📄
Abstract - SPIKE: An Adaptive Dual Controller Framework for Cost-Efficient Long-Horizon Game Agents
Long-horizon multimodal agents in open-world games must stay goal-directed across many low-level interactions under tight token and latency budgets. Existing approaches often trade off costly per-step reasoning against reactive execution that can drift, repeat failures, and recover poorly. Our key idea is to reuse strategic reasoning across locally stable segments and reinvoke it at event boundaries. We present SPIKE, an adaptive dual controller framework for cost-efficient long-horizon game control. Its Strategic Controller performs low-frequency global planning, failure analysis, and recovery, while its Reactive Controller handles fast local execution under a strict token budget. An Event Trigger monitors visual change, task progress, repeated actions, and failure signals to decide when control should stay reactive or escalate to strategic reasoning. Hierarchical Memory separates short-term experience reuse in the State-Action Memory Bank (SA-MB) from structured evidence in the State Action Knowledge Graph (SA-KG), allowing each controller to retrieve the context it needs.
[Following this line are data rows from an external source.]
Result: no change. 25.19 billion, median of 6 (+0.8%).

```diff
diff --git a/avrecode-ms_amd/csrc/avr_api.cpp b/avrecode-ms_amd/csrc/avr_api.cpp
--- a/avrecode-ms_amd/csrc/avr_api.cpp
+++ b/avrecode-ms_amd/csrc/avr_api.cpp
@@ -201,6 +201,7 @@
     else if (!strcmp(name, "local_waves")) h.local_waves = value;
     else if (!strcmp(name, "k2p_wave")) h.k2p_wave = value;
     else if (!strcmp(name, "k1p_keep_retry")) h.k1p_keep_retry = value;
+    else if (!strcmp(name, "d_pieces")) h.d_pieces = value;
     else if (!strcmp(name, "k1_waves")) h.k1_waves = value;
     else if (!strcmp(name, "k1_fwd")) h.k1_fwd = value;
     else if (!strcmp(name, "k1_words8")) h.k1_words8 = value;
diff --git a/avrecode-ms_amd/csrc/avr_internal.h b/avrecode-ms_amd/csrc/avr_internal.h
--- a/avrecode-ms_amd/csrc/avr_internal.h
+++ b/avrecode-ms_amd/csrc/avr_internal.h
@@ -36,6 +36,7 @@
     uint32_t k2p_wave;
     uint32_t verify_flip;
     uint32_t k1p_keep_retry;
+    uint32_t d_pieces;
 };
 #ifdef AVR_TEST_HOOKS
 TestHooks &test_hooks();
diff --git a/avrecode-ms_amd/csrc/avr_k1p.h b/avrecode-ms_amd/csrc/avr_k1p.h
--- a/avrecode-ms_amd/csrc/avr_k1p.h
+++ b/avrecode-ms_amd/csrc/avr_k1p.h
@@ -272,7 +272,7 @@
     uint32_t t_total;
     uint32_t r_final;
     uint32_t bad;
-    uint32_t pad;
+    uint32_t skip;
 };
 
 AVR_HD void b2_chain(const Stretch *st, uint32_t n_chunks, Entry *en, SliceTotals *tot) {
@@ -289,7 +289,7 @@
     tot->t_total = T;
     tot->r_final = r;
     tot->bad = bad;
-    tot->pad = 0;
+    tot->skip = 0;
 }
 
 AVR_HD uint32_t ref_digits(uint32_t t) { return t <= 21 ? 0 : (t - 21 + 15) / 16; }
@@ -383,6 +383,16 @@
     c_stretch_in(LinearCodes{res}, st, en, chunk, codes, S);
 }
 
+AVR_HD void c_shared_digits(uint32_t t_start, uint32_t t_shifts, uint32_t at[4]) {
+    const uint32_t g0 = t_start >> 4;
+    const int64_t s1 = int64_t(t_start & 15) - 6 + int64_t(t_shifts);
+    const uint32_t j = s1 > 0 ? uint32_t(s1 >> 4) : 0;
+    at[0] = g0;
+    at[1] = g0 + (j ? 1u : 0u);
+    at[2] = g0 + j;
+    at[3] = g0 + j + (s1 - 16 * int64_t(j) >= 1 ? 1u : 0u);
+}
+
 
 AVR_HD uint32_t d_finish(uint32_t low, uint32_t range, uint8_t tail[5], uint32_t *carry) {
     for (uint32_t stop = 1u << 30; stop > 0; stop >>= 1) {
@@ -400,10 +410,16 @@
     return n;
 }
 
+AVR_HD void d_window(const uint32_t *S, const SliceTotals &tot, uint32_t *low, uint32_t *range) {
+    const uint32_t nd = ref_digits(tot.t_total);
+    *low = uint32_t((uint64_t(S[nd]) << 15) + (S[nd + 1] >> 1));
+    *range = tot.r_final << (22 - tot.t_total + 16 * nd);
+}
+
 AVR_HD uint32_t d_slice(const uint32_t *S, const SliceTotals &tot, uint8_t *out, uint32_t cap) {
     const uint32_t nd = ref_digits(tot.t_total);
-    const uint32_t low = uint32_t((uint64_t(S[nd]) << 15) + (S[nd + 1] >> 1));
-    const uint32_t range = tot.r_final << (22 - tot.t_total + 16 * nd);
+    uint32_t low, range;
+    d_window(S, tot, &low, &range);
     uint8_t tail[5];
     uint32_t carry;
     const uint32_t n_tail = d_finish(low, range, tail, &carry);
@@ -417,5 +433,62 @@
     return 2 * nd + n_tail;
 }
 
-}
-}
+constexpr uint32_t kMaxPieces = 64;
+AVR_HD uint32_t d_piece_begin(uint32_t nd, uint32_t piece, uint32_t n_pieces) { return uint32_t(uint64_t(nd) * piece / n_pieces); }
+
+constexpr uint32_t kCarryMax = 256;
+AVR_HD uint32_t ctz64(uint64_t x) { return uint32_t(__builtin_ctzll(x)); }
+template <class Wave>
+AVR_HD uint32_t d_carry_into(const uint32_t *S, const SliceTotals &tot, uint32_t from, const Wave &wave) {
+    const uint32_t nd = ref_digits(tot.t_total);
+    uint32_t m = from, c = 0;
+    bool decided = false;
+    for (; m < nd; m += 64) {
+        const uint64_t mask = wave.ballot([&](uint32_t lane) { return m + lane < nd && (S[m + lane] & 0xffffu) + kCarryMax < 0x10000u; });
+        if (mask) { m += ctz64(mask); c = S[m] >> 16; decided = true; break; }
+    }
+    if (!decided) {
+        uint32_t low, range;
+        uint8_t tail[5];
+        d_window(S, tot, &low, &range);
+        d_finish(low, range, tail, &c);
+        m = nd;
+    }
+    for (uint32_t i = m; i-- > from;) c = (S[i] + c) >> 16;
+    return c;
+}
+struct SerialWave {
+    template <class F> uint64_t ballot(F &&f) const {
+        uint64_t mask = 0;
+        for (uint32_t lane = 0; lane < 64; lane++) mask |= uint64_t(f(lane) ? 1 : 0) << lane;
+        return mask;
+    }
+};
+
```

This design reuses strategic proposals over multiple reactive steps, supports local override when plans become stale, and reserves expensive reasoning for moments where extra deliberation is useful. On the Lite-100 split of StarDojo, SPIKE improves Lite-100 success rate (SR) by 5.0 percentage points (38.5% relative) over the strongest Lite-100 baseline and Budgeted SR by 9.3 points (75.6% relative) over the strongest budgeted baseline. It also reduces token consumption by 54.9% and latency by 40.8%. Ablations show that event triggering, reactive override, and heterogeneous memory each contribute to success and recovery, supporting selective reasoning rather than reasoning at every step.
SPIKE:一种面向低成本、长周期游戏智能体的自适应双控制器框架 /
SPIKE: An Adaptive Dual Controller Framework for Cost-Efficient Long-Horizon Game Agents
1️⃣ 一句话总结
本文提出了一种名为SPIKE的自适应双控制器框架,通过让一个低频策略控制器负责全局规划和故障恢复,一个高频反应控制器负责快速执行,并利用事件触发器在两者间智能切换,从而在开放世界游戏的长周期任务中大幅降低计算成本和延迟,同时提升任务成功率。